### What needs to be done
Repeat the stretch of entries below from the line with "size_t nr_lin128q_stream_bytes(int N, int K);" through the line with "int nr_launch_clip_embed(const int*". Include both ends and add nothing.
= = = = =
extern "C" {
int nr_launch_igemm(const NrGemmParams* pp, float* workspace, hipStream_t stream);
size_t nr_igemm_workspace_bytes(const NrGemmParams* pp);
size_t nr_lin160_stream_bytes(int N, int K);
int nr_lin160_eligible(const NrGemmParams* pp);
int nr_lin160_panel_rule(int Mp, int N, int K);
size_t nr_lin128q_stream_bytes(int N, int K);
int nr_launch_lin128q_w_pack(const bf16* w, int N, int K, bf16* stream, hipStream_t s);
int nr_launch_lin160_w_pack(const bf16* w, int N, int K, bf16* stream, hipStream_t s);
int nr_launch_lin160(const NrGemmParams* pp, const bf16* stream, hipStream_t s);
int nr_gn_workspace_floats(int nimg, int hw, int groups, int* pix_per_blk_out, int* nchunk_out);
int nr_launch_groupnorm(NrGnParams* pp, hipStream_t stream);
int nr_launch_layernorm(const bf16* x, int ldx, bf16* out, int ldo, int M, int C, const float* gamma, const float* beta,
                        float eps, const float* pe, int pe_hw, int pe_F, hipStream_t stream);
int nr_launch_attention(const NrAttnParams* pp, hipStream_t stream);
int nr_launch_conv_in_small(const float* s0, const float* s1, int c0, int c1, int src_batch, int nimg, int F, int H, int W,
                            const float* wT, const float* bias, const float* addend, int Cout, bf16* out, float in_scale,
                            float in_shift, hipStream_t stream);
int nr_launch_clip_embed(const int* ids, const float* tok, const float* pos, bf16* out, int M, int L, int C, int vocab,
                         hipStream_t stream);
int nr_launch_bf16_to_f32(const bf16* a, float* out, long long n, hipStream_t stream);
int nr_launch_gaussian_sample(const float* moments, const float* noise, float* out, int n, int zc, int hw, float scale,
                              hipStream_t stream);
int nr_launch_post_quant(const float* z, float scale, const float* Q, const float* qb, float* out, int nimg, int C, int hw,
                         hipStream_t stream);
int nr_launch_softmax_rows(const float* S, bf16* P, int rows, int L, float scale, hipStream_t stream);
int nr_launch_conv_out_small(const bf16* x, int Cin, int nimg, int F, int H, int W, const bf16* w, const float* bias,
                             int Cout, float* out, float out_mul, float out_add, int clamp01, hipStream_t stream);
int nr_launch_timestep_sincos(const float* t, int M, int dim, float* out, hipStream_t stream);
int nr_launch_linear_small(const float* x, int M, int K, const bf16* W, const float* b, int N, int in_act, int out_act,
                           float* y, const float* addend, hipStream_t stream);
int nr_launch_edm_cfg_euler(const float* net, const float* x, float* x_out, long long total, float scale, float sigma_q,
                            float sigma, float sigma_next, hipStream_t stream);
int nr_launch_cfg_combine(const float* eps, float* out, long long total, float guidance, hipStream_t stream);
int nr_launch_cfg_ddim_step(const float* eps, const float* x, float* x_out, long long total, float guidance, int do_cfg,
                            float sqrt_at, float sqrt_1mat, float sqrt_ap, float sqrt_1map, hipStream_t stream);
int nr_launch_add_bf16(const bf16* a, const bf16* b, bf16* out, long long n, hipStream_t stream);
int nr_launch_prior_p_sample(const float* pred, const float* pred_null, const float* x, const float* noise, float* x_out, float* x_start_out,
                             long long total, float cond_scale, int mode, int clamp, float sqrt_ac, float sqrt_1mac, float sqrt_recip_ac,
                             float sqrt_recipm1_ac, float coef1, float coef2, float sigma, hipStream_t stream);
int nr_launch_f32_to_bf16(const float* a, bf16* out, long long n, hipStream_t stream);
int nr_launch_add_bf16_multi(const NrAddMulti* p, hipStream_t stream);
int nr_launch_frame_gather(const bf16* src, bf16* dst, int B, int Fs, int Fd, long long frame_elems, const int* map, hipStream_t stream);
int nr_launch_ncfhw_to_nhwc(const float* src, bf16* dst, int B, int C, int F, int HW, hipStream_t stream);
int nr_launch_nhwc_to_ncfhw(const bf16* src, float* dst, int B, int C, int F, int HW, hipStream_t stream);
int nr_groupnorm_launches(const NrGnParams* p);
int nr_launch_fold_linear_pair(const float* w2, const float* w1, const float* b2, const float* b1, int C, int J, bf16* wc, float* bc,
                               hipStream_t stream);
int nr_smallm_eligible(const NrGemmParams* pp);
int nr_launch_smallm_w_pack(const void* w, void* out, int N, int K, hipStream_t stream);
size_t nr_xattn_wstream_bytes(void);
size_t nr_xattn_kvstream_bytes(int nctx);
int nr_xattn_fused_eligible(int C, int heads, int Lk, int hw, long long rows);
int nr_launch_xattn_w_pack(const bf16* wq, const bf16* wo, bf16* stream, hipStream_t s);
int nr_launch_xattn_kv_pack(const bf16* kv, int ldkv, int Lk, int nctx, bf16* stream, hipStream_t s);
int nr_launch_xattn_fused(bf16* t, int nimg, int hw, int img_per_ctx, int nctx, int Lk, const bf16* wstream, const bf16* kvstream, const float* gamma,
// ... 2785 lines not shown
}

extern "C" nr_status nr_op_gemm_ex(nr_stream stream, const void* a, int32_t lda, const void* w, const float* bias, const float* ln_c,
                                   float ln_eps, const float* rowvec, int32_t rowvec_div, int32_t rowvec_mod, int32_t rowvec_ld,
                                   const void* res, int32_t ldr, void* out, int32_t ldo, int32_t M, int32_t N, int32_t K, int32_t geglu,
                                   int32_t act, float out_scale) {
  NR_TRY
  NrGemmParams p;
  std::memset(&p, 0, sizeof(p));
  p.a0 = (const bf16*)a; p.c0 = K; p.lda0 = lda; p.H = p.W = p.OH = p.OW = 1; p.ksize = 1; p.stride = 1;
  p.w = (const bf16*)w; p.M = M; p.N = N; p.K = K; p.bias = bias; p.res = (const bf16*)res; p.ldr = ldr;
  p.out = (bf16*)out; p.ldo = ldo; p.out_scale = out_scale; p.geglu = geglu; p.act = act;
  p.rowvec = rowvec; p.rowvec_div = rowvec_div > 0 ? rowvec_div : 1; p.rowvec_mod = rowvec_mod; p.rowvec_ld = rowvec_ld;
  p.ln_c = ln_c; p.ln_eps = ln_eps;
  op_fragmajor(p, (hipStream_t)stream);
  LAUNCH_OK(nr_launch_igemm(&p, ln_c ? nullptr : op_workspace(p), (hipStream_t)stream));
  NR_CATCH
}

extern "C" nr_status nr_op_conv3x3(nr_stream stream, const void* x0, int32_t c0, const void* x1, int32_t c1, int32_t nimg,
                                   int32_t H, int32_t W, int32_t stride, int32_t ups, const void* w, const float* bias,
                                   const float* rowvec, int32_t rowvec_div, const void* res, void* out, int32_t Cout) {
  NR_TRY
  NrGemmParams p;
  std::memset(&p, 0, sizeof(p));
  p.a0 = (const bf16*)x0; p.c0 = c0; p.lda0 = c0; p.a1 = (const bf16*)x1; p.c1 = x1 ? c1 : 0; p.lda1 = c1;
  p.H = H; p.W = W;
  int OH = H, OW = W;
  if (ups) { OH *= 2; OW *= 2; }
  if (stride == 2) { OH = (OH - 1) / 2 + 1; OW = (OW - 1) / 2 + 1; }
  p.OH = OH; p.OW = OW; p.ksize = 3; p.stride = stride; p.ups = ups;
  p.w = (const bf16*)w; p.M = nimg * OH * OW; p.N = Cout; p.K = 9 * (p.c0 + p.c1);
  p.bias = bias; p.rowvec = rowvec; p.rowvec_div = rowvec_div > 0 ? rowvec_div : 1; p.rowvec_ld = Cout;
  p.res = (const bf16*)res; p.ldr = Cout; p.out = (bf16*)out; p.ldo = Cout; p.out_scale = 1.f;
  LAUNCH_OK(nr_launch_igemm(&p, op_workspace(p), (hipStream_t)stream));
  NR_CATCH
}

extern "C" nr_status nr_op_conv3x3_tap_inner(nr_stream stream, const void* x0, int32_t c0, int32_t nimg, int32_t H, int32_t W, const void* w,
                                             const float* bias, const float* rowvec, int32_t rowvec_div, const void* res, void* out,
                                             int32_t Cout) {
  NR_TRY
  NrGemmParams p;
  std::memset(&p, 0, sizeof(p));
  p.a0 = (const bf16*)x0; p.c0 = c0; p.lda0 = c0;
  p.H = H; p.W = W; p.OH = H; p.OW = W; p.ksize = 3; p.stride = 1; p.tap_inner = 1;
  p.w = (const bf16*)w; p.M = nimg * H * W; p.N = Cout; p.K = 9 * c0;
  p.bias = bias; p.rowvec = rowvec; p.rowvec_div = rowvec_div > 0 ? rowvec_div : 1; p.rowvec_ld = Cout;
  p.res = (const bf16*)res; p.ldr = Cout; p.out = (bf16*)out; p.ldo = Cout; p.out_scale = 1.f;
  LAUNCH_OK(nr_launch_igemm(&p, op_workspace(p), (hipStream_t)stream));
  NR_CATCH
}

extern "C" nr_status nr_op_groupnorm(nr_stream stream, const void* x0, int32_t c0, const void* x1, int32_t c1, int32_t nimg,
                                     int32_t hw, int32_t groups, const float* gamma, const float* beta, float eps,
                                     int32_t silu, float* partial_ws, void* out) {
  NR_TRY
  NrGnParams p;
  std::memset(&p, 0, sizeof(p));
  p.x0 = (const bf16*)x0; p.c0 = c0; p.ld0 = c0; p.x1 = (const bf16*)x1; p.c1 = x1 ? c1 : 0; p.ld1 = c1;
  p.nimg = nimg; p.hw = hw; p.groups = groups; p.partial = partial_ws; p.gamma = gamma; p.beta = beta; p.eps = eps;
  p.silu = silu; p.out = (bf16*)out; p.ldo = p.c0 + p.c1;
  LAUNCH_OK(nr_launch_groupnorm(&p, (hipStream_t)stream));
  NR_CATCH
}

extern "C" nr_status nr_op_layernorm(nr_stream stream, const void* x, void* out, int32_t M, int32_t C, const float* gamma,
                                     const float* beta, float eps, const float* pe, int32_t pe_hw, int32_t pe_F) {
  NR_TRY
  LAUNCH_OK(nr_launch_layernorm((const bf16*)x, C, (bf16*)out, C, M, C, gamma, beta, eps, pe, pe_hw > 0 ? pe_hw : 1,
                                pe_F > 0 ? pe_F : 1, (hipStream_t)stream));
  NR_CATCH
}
= = = = =
### Response to the exercise
size_t nr_lin128q_stream_bytes(int N, int K);
int nr_launch_lin128q_w_pack(const bf16* w, int N, int K, bf16* stream, hipStream_t s);
int nr_launch_lin160_w_pack(const bf16* w, int N, int K, bf16* stream, hipStream_t s);
int nr_launch_lin160(const NrGemmParams* pp, const bf16* stream, hipStream_t s);
int nr_gn_workspace_floats(int nimg, int hw, int groups, int* pix_per_blk_out, int* nchunk_out);
int nr_launch_groupnorm(NrGnParams* pp, hipStream_t stream);
int nr_launch_layernorm(const bf16* x, int ldx, bf16* out, int ldo, int M, int C, const float* gamma, const float* beta,
                        float eps, const float* pe, int pe_hw, int pe_F, hipStream_t stream);
int nr_launch_attention(const NrAttnParams* pp, hipStream_t stream);
int nr_launch_conv_in_small(const float* s0, const float* s1, int c0, int c1, int src_batch, int nimg, int F, int H, int W,
                            const float* wT, const float* bias, const float* addend, int Cout, bf16* out, float in_scale,
                            float in_shift, hipStream_t stream);
int nr_launch_clip_embed(const int* ids, const float* tok, const float* pos, bf16* out, int M, int L, int C, int vocab,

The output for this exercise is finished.